Fabrication of Surfactant-Dispersed HiPco Single-Walled Carbon Nanotube-Based Alginate Hydrogel Composites as Cellular Products

Abstract

In this study, we designed, synthesized, and characterized ultrahigh purity single-walled carbon nanotube (SWCNT)-alginate hydrogel composites. Among the parameters of importance in the formation of an alginate-based hydrogel composite with single-walled carbon nanotubes, are their varying degrees of purity, their particulate agglomeration and their dose-dependent correlation to cell viability, all of which have an impact on the resultant composite's efficiency and effectiveness towards cell-therapy.
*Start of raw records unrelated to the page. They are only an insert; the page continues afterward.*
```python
SYMBOLS = {
    'lp_version': (c_char_p, []),
    'lp_last_error': (c_char_p, []),
    'lp_engine_create': (c_int, [POINTER(c_void_p), c_int]),
    'lp_engine_destroy': (None, [c_void_p]),
    'lp_engine_tensor': (c_int, [c_void_p, c_int, c_int]),
    'lp_engine_set_lane': (c_int, [c_void_p, c_int]),
    'lp_engine_add_input': (c_int, [c_void_p, c_int]),
    'lp_engine_add_conv': (c_int, [c_void_p, POINTER(ConvDesc)]),
    'lp_engine_add_deconv2x2': (c_int, [c_void_p, c_int, c_int, c_void_p, c_void_p]),
    'lp_engine_add_pool5_chain': (c_int, [c_void_p, c_int, c_int, c_int, c_int]),
    'lp_engine_add_head_cls': (c_int, [c_void_p, c_int, c_int, c_int, c_void_p, c_void_p]),
    'lp_engine_add_head_box': (c_int, [c_void_p, c_int, c_int, c_int, c_void_p, c_void_p, c_void_p]),
    'lp_engine_finalize': (c_int, [c_void_p, c_int]),
    'lp_engine_weight_bytes': (c_size_t, [c_void_p]),
    'lp_engine_upload': (c_int, [c_void_p, c_void_p, c_void_p]),
    'lp_engine_arena_bytes': (c_size_t, [c_void_p, c_int, c_int, c_int]),
    'lp_engine_bind': (c_int, [c_void_p, c_void_p, c_size_t, c_int, c_int, c_int]),
    'lp_engine_tensor_info': (c_int, [c_void_p, c_int, POINTER(c_size_t), POINTER(c_int), POINTER(c_int),
                                      POINTER(c_int), POINTER(c_int)]),
    'lp_engine_num_anchors': (c_int, [c_void_p]),
    'lp_engine_forward': (c_int, [c_void_p, c_void_p, c_int, c_void_p, c_void_p]),
    'lp_engine_set_graph': (c_int, [c_void_p, c_int]),
    'lp_engine_set_single_lane': (c_int, [c_void_p, c_int]),
    'lp_engine_set_mfma16': (c_int, [c_void_p, c_int]),
    'lp_engine_op_carrier': (c_int, [c_void_p, c_int, c_int]),
    'lp_engine_num_ops': (c_int, [c_void_p]),
    'lp_engine_op_info': (c_int, [c_void_p, c_int, POINTER(c_int), POINTER(c_int), POINTER(c_int), POINTER(c_int),
                                  POINTER(c_double), POINTER(c_double)]),
    'lp_engine_forward_det': (c_int, [c_void_p, c_void_p, c_int, ctypes.c_double, c_void_p, c_size_t, c_void_p]),
    'lp_nms_candidates': (c_int, [c_int, c_int, ctypes.c_double, c_int, c_void_p, c_void_p, c_void_p, c_void_p, c_size_t, c_void_p]),
    'lp_engine_profile': (c_int, [c_void_p, c_void_p, c_int, c_void_p, c_void_p, POINTER(c_float), c_int]),
    'lp_engine_profile_ops': (c_int, [c_void_p, c_void_p, c_int, c_void_p, c_void_p, POINTER(c_float), c_int, c_int]),
    'lp_engine_autotune': (c_int, [c_void_p, c_void_p, c_int, c_void_p, c_void_p, c_int]),
    'lp_engine_op_variant': (c_int, [c_void_p, c_int, POINTER(c_int), POINTER(c_int)]),
    'lp_engine_set_op_variant': (c_int, [c_void_p, c_int, c_int, c_int]),
    'lp_engine_set_op_tile': (c_int, [c_void_p, c_int, c_int]),
    'lp_engine_op_tile': (c_int, [c_void_p, c_int, POINTER(c_int), POINTER(c_int), POINTER(c_int)]),
    'lp_engine_copy_tuning': (c_int, [c_void_p, c_void_p]),
    'lp_nms_workspace_bytes': (c_size_t, [c_int, c_int]),
    'lp_nms_candidate_counts': (c_void_p, [c_void_p, c_int, c_int]),
    'lp_preprocess_letterbox': (c_int, [c_void_p, c_int, c_int, c_void_p, c_int, c_int, c_int, c_int, c_int, c_int, c_int,
                                        c_void_p]),
    'lp_rescale_round': (c_int, [c_void_p, c_int, c_double, c_double, c_double, c_int, c_int, c_void_p]),
    'lp_preprocess_letterbox_batch': (c_int, [POINTER(FrameDesc), c_int, c_int, c_void_p, c_int, c_int, c_int, c_void_p]),
    'lp_rescale_round_batch': (c_int, [c_void_p, c_void_p, c_int, c_int, POINTER(RescaleDesc), c_void_p]),
    'lp_preprocess_tiles_batch': (c_int, [POINTER(TileDesc), c_int, c_int, c_void_p, c_int, c_int, c_int, c_void_p]),
    'lp_preprocess_nv12_batch': (c_int, [POINTER(Nv12Desc), c_int, c_int, c_void_p, c_int, c_int, c_int, c_void_p]),
    'lp_nv12_to_bgr_batch': (c_int, [POINTER(Nv12BgrDesc), c_int, c_void_p]),
    'lp_merge_tiles_workspace_bytes': (c_size_t, [c_int, c_int]),
    'lp_merge_tiles': (c_int, [c_void_p, c_void_p, POINTER(TileRef), c_int, c_int, POINTER(c_int), c_int, c_double, c_int, c_int, c_int,
                               c_void_p, c_void_p, c_void_p, c_void_p, c_size_t, c_void_p]),
    'lp_track_state_bytes': (c_size_t, [c_int, c_int]),
    'lp_track_dropped_offset': (c_size_t, [c_int, c_int]),
    'lp_track_update': (c_int, [c_void_p, c_int, c_int, POINTER(TrackParams), c_void_p, c_void_p, c_int, c_int, POINTER(c_int),
                                c_void_p, c_void_p, c_void_p, c_void_p, c_void_p, c_void_p, c_int, c_void_p]),
    'lp_track_update_slots': (c_int, [c_void_p, c_int, c_int, POINTER(TrackParams), c_void_p, c_void_p, c_int, c_int, POINTER(c_int),
                                      c_void_p, c_void_p, c_void_p, c_void_p, c_void_p, c_void_p, c_void_p, c_int, c_void_p]),
    'lp_track_update_hold': (c_int, [c_void_p, c_int, c_int, POINTER(TrackParams), c_void_p, c_void_p, c_int, c_int, POINTER(c_int),
                                     c_void_p, c_void_p, c_void_p, c_void_p, c_void_p, c_void_p, c_void_p, c_int,
                                     POINTER(TrackHoldParams), c_void_p, c_void_p, c_void_p, c_void_p]),
    'lp_plate_crops_batch': (c_int, [POINTER(CropDesc), c_int, c_void_p, c_void_p, c_int, c_void_p, c_void_p, c_int, c_int, c_int,
                                     c_void_p]),
    'lp_crop_sharpness': (c_int, [c_void_p, c_void_p, c_int, c_int, c_int, c_void_p, c_void_p]),
    'lp_best_shot_state_bytes': (c_size_t, [c_int, c_int, c_int, c_int]),
    'lp_best_shot_update': (c_int, [c_void_p, c_int, c_int, c_int, c_int, c_void_p, c_void_p, c_int, c_int, c_void_p, c_void_p, c_void_p,
                                    c_void_p, c_void_p, c_int, POINTER(c_int), c_void_p, c_void_p, c_int, c_double, c_void_p, c_void_p,
                                    c_void_p, c_void_p, c_void_p]),
    'lp_redact_workspace_bytes': (c_size_t, [POINTER(RedactDesc), c_int, POINTER(RedactParams)]),
    'lp_redact_plates_batch': (c_int, [POINTER(RedactDesc), c_int, c_void_p, c_void_p, c_int, POINTER(RedactParams), c_void_p, c_void_p,
                                       c_size_t, c_void_p]),
    'lp_redact_gauss_workspace_bytes': (c_size_t, [POINTER(RedactDesc), c_int, POINTER(RedactGaussParams)]),
    'lp_redact_gauss_batch': (c_int, [POINTER(RedactDesc), c_int, c_void_p, c_void_p, c_int, POINTER(RedactGaussParams), c_void_p, c_void_p,
                                      c_size_t, c_void_p]),
    'lp_lookback_state_bytes': (c_size_t, [c_int, c_int, c_int, c_int]),
    'lp_lookback_update': (c_int, [c_void_p, c_int, c_int, c_int, c_int, c_int, c_void_p, c_void_p, c_void_p, c_void_p, c_int, c_int, c_int,
                                   POINTER(c_int), c_void_p, c_void_p, c_void_p, c_void_p, c_void_p, c_void_p, c_void_p, c_void_p]),
    'lp_watch_workspace_bytes': (c_size_t, [c_int, c_int]),
    'lp_watch_match': (c_int, [c_void_p, c_int, c_void_p, c_void_p, c_void_p, c_void_p, c_int, c_int, c_int, c_int, c_void_p, c_void_p,
                               c_size_t, c_void_p]),
    'lp_tile_gate_luma_batch': (c_int, [POINTER(TileGateDesc), c_int, c_void_p]),
    'lp_tile_gate_update': (c_int, [POINTER(TileGateDesc), c_int, POINTER(c_int), c_int, c_void_p, POINTER(c_int), c_int, c_void_p,
                                    ctypes.c_longlong, c_void_p, c_int, c_int, c_int, c_void_p, c_void_p, c_void_p]),
    'lp_eval_counts': (c_int, [c_void_p, c_void_p, c_int, c_void_p, c_void_p, c_int, c_int, c_void_p, c_void_p]),
    'lp_check_sigmoid_monotone': (c_int, [c_void_p, c_void_p]),
    'lp_debug_poison_lds': (c_int, [c_void_p]),
    'lp_check_iou_predicate': (c_int, [c_void_p, ctypes.c_longlong, c_double, c_void_p, c_void_p]),
    'lp_plan_stem_tile': (c_int, [c_int, c_int, c_int, c_int, c_void_p, c_void_p, c_void_p]),
    'lp_plan_block_tile': (c_int, [c_int, c_int, c_int, c_int, c_int, c_int, c_void_p, c_void_p, c_void_p]),
    'lp_nms': (c_int, [c_void_p, c_int, c_int, c_double, c_double, c_int, c_void_p, c_void_p, c_void_p, c_void_p,
                       c_size_t, c_void_p]),
}

_lib = None


def load():
    global _lib
    if _lib is None:
        import torch
        if not os.path.exists(LIB_PATH):
            raise RuntimeError('HIP extension %s is missing: build it with `make -C %s` (or '
                               '`python -c "import __graft_entry__ as g; g.build()"`). The GPU path has no '
                               'eager fallback.' % (LIB_PATH, CSRC_DIR))
        lib = ctypes.CDLL(LIB_PATH)
        for name, (restype, argtypes) in SYMBOLS.items():
            fn = getattr(lib, name)
            fn.restype = restype
            fn.argtypes = argtypes
        _lib = lib
    return _lib


def check(rc, what=''):
    if rc < 0:
        msg = load().lp_last_error()
        raise RuntimeError('%s failed (%d): %s' % (what or 'libyololp_hip', rc, msg.decode() if msg else '?'))
    return rc
```

### yolo-lp_amd/yolov6/hip/runtime.py

```python
import copy
import ctypes
import os
import weakref

import numpy as np
import torch
import torch.nn as nn

from yolov6.core.frames import letterbox_placement
from yolov6.core.tiles import hw_pair, plan_frames, tiles_per_frame
from yolov6.hip import abi
from yolov6.layers import common as L
from yolov6.utils.lookback import LookbackHost
from yolov6.utils.nv12 import Nv12Frame, is_nv12_list

DET_CROSSOVER = 0.5
_DT = {torch.float16: abi.LP_F16, torch.bfloat16: abi.LP_BF16, torch.float32: abi.LP_F32}
_TORCH_DT = {v: k for k, v in _DT.items()}
CLS_HEADS = ('pro', 'alp', 'ad0', 'ad1', 'ad2', 'ad3', 'ad4', 'ad5')
OP_KINDS = ('input', 'conv', 'deconv', 'pool', 'head_cls', 'head_box', 'stem')


def _dptr(t):
    return None if t is None else ctypes.c_void_p(t.data_ptr())
# ... 361 lines not shown

    def tensor_view(self, tid):
        off, c, cs, h, w = ctypes.c_size_t(), ctypes.c_int(), ctypes.c_int(), ctypes.c_int(), ctypes.c_int()
        abi.check(self.lib.lp_engine_tensor_info(self.h, tid, ctypes.byref(off), ctypes.byref(c), ctypes.byref(cs),
                                                 ctypes.byref(h), ctypes.byref(w)), 'lp_engine_tensor_info')
        B = self.bound[0]
        esz = torch.empty(0, dtype=self.dtype).element_size()
        base = _aligned(self.arena) - self.arena.data_ptr() + off.value
        n = B * h.value * w.value * cs.value
        flat = self.arena[base:base + n * esz].view(self.dtype)
        return flat.view(B, h.value, w.value, cs.value)[..., :c.value].permute(0, 3, 1, 2)

    def prepare(self, B, H, W, x_dtype=None):
        if not self._untuned((B, H, W)):
            return
        x = torch.zeros(B, 3, H, W, dtype=x_dtype or self.dtype, device=self.device)
        graph = self.graph
        if graph:
            self.set_graph(False)
        try:
            self.forward(x)
            torch.cuda.current_stream(self.device).synchronize()
        finally:
            if graph:
                self.set_graph(True)

    @staticmethod
    def _check_input(x):
        if x.dim() != 4 or x.shape[1] != 3:
            raise ValueError('expected [B,3,H,W], got %s' % (tuple(x.shape),))
        if x.dtype not in _DT:
            raise TypeError('unsupported input dtype %s' % x.dtype)
        return x.contiguous(), (x.shape[0], x.shape[2], x.shape[3])

    def _new_pred(self, B):
        return torch.empty(B, self.n_anchors, abi.LP_PRED_COLS, dtype=torch.float32, device=self.device)

    def _untuned(self, shape):
        return self.autotune and shape not in self.tuned and len(self.tuned) < self.max_tuned_shapes

    def forward(self, x):
        x, shape = self._check_input(x)
        with torch.cuda.device(self.device):
            cur = self._stream_enter()
            self.bind(*shape)
            if self.graph:
                if self._graph_pred is None or self._graph_pred.shape != (shape[0], self.n_anchors, abi.LP_PRED_COLS):
                    self._graph_pred = self._new_pred(shape[0])
                pred = self._graph_pred
                x = self._stage_for_graph(x)
            else:
                pred = self._new_pred(shape[0])
            if self._untuned(shape):
                abi.check(self.lib.lp_engine_autotune(self.h, _dptr(x), _DT[x.dtype], _dptr(pred), _stream_ptr(self.device), 5),
                          'lp_engine_autotune')
                self.tuned.add(shape)
            abi.check(self.lib.lp_engine_forward(self.h, _dptr(x), _DT[x.dtype], _dptr(pred), _stream_ptr(self.device)),
                      'lp_engine_forward')
            self._stream_leave(cur)
        return pred

    def _stage_for_graph(self, x):
        gx = self._graph_x
        if gx is None or gx.shape != x.shape or gx.dtype != x.dtype:
            gx = self._graph_x = torch.empty_like(x)
        if gx.data_ptr() != x.data_ptr():
            gx.copy_(x)
        return gx

    def forward_det(self, x, conf_thres, ws=None):
        x, shape = self._check_input(x)
        if not 0.0 <= conf_thres <= 1.0:
            raise ValueError('conf_thres must be in [0, 1]')
        with torch.cuda.device(self.device):
            if self._untuned(shape):
                self.forward(x)
            cur = self._stream_enter()
            self.bind(*shape)
            B, N = shape[0], self.n_anchors
            need = self.lib.lp_nms_workspace_bytes(B, N)
            if ws is None:
                ws = _nms_workspace(self.device, need)
            elif ws.numel() < need + 256:
                raise ValueError('workspace too small: %d bytes needed' % (need + 256))
            if self.graph:
                x = self._stage_for_graph(x)
            abi.check(self.lib.lp_engine_forward_det(self.h, _dptr(x), _DT[x.dtype], float(conf_thres), _aligned(ws), need,
                                                     _stream_ptr(self.device)), 'lp_engine_forward_det')
            self._stream_leave(cur)
        return ws, B, N

    def det_workspace(self, B, H, W):
        with torch.cuda.device(self.device):
            self.bind(B, H, W)
            return torch.empty(self.lib.lp_nms_workspace_bytes(B, self.n_anchors) + 256, dtype=torch.uint8, device=self.device)

    def detect(self, x, conf_thres, iou_thres, max_det, want_keep=False, route=None):
        if route is None:
            self._poll_pass_rate()
            route = 'pred' if (self.pass_rate is not None and self.pass_rate > self.det_crossover) else 'det'
        self.det_routes[route] += 1
        if route == 'pred':
            pred = self.forward(x)
            out = nms_padded(pred, conf_thres, iou_thres, max_det, want_keep)
            self._probe_pass_rate(_nms_workspace(self.device, 0), pred.shape[0], pred.shape[1])
            return out
        handle = self.forward_det(x, conf_thres)
        out = nms_candidates(handle, iou_thres, max_det, want_keep)
        self._probe_pass_rate(*handle)
        return out

    def _probe_pass_rate(self, ws, B, N):
        with torch.cuda.device(self.device):
            ptr = self.lib.lp_nms_candidate_counts(_aligned(ws), B, N)
            off = ptr - ws.data_ptr()
            pr = self._pass_probe
            if pr is None or pr[0].numel() != B:
                pr = (torch.empty(B, dtype=torch.int32).pin_memory(), torch.cuda.Event(), N)
            pr[0].copy_(ws[off:off + 4 * B].view(torch.int32), non_blocking=True)
            pr[1].record(torch.cuda.current_stream(self.device))
            self._pass_probe = (pr[0], pr[1], N)

    def _poll_pass_rate(self):
        pr = self._pass_probe
        if pr is not None and pr[1].query():
            self.pass_rate = float(pr[0].float().mean()) / max(1, pr[2])

    def op_kinds(self):
        return [self._op_info(i)['kind'] for i in range(self.lib.lp_engine_num_ops(self.h))]

    def _op_info(self, i):
        kind, ks, cin, cout = ctypes.c_int(), ctypes.c_int(), ctypes.c_int(), ctypes.c_int()
        fl, by = ctypes.c_double(), ctypes.c_double()
        abi.check(self.lib.lp_engine_op_info(self.h, i, ctypes.byref(kind), ctypes.byref(ks), ctypes.byref(cin),
                                             ctypes.byref(cout), ctypes.byref(fl), ctypes.byref(by)), 'lp_engine_op_info')
        return dict(kind=OP_KINDS[kind.value], ksize=ks.value, cin=cin.value, cout=cout.value, flops=fl.value, bytes=by.value)

    def profile(self, x, reps=3, inner=1):
        x = x.contiguous()
        B, _, H, W = x.shape
        with torch.cuda.device(self.device):
            self.bind(B, H, W)
            pred = self._new_pred(B)
            n = self.lib.lp_engine_num_ops(self.h)
            ms = (ctypes.c_float * n)()
            abi.check(self.lib.lp_engine_profile_ops(self.h, _dptr(x), _DT[x.dtype], _dptr(pred), _stream_ptr(self.device), ms, reps,
                                                     inner), 'lp_engine_profile_ops')
        ops = []
        for i in range(n):
            cfg, nb = ctypes.c_int(), ctypes.c_int()
            self.lib.lp_engine_op_variant(self.h, i, ctypes.byref(cfg), ctypes.byref(nb))
            ops.append(dict(self._op_info(i), ms=float(ms[i]),
                            variant='%s%d' % (abi.VARIANT_SHORT.get(cfg.value) or 'ABCDEFGH'[cfg.value], nb.value)))
        direct = x.dtype == self.dtype
        for o in ops:
            o['flops_own'], o['bytes_own'] = o['flops'], o['bytes']
        for j, c in enumerate(ops):
            i = self.lib.lp_engine_op_carrier(self.h, j, 1 if direct else 0)
            if i < 0 or i == j:
                continue
            ops[i]['flops'] += c['flops']
            c.update(flops=0.0, bytes=0.0, ms=0.0, carried_by=i, variant=c['variant'] + '>%d' % i)
        return ops
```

To promote their homogenous dispersion by preventing agglomeration of the SWCNT, three different surfactants-sodium dodecyl sulfate (SDS-anionic), cetyltrimethylammonium bromide (CTAB-cationic), and Pluronic F108 (nonionic)-were utilized. After mixing of the SWCNT-surfactant with alginate, the mixtures were cross-linked using divalent calcium ions and characterized using Raman spectroscopy. Rheometric analysis showed an increase in complex viscosity, loss, and storage moduli of the SWCNT composite gels in comparison with pure alginate gels. Scanning electron microscopy revealed the presence of a well-distributed porous structure, and all SWCNT-gel composites depicted enhanced electrical conductivity with respect to alginate gels. To characterize their biocompatibility, cardiomyocytes were cultured atop these SWCNT-gels. Results comprehensively implied that Pluronic F108 was most efficient in preventing agglomeration of the SWCNTs in the alginate matrix, leading to a stable scaffold formation without posing any toxicity to the cells.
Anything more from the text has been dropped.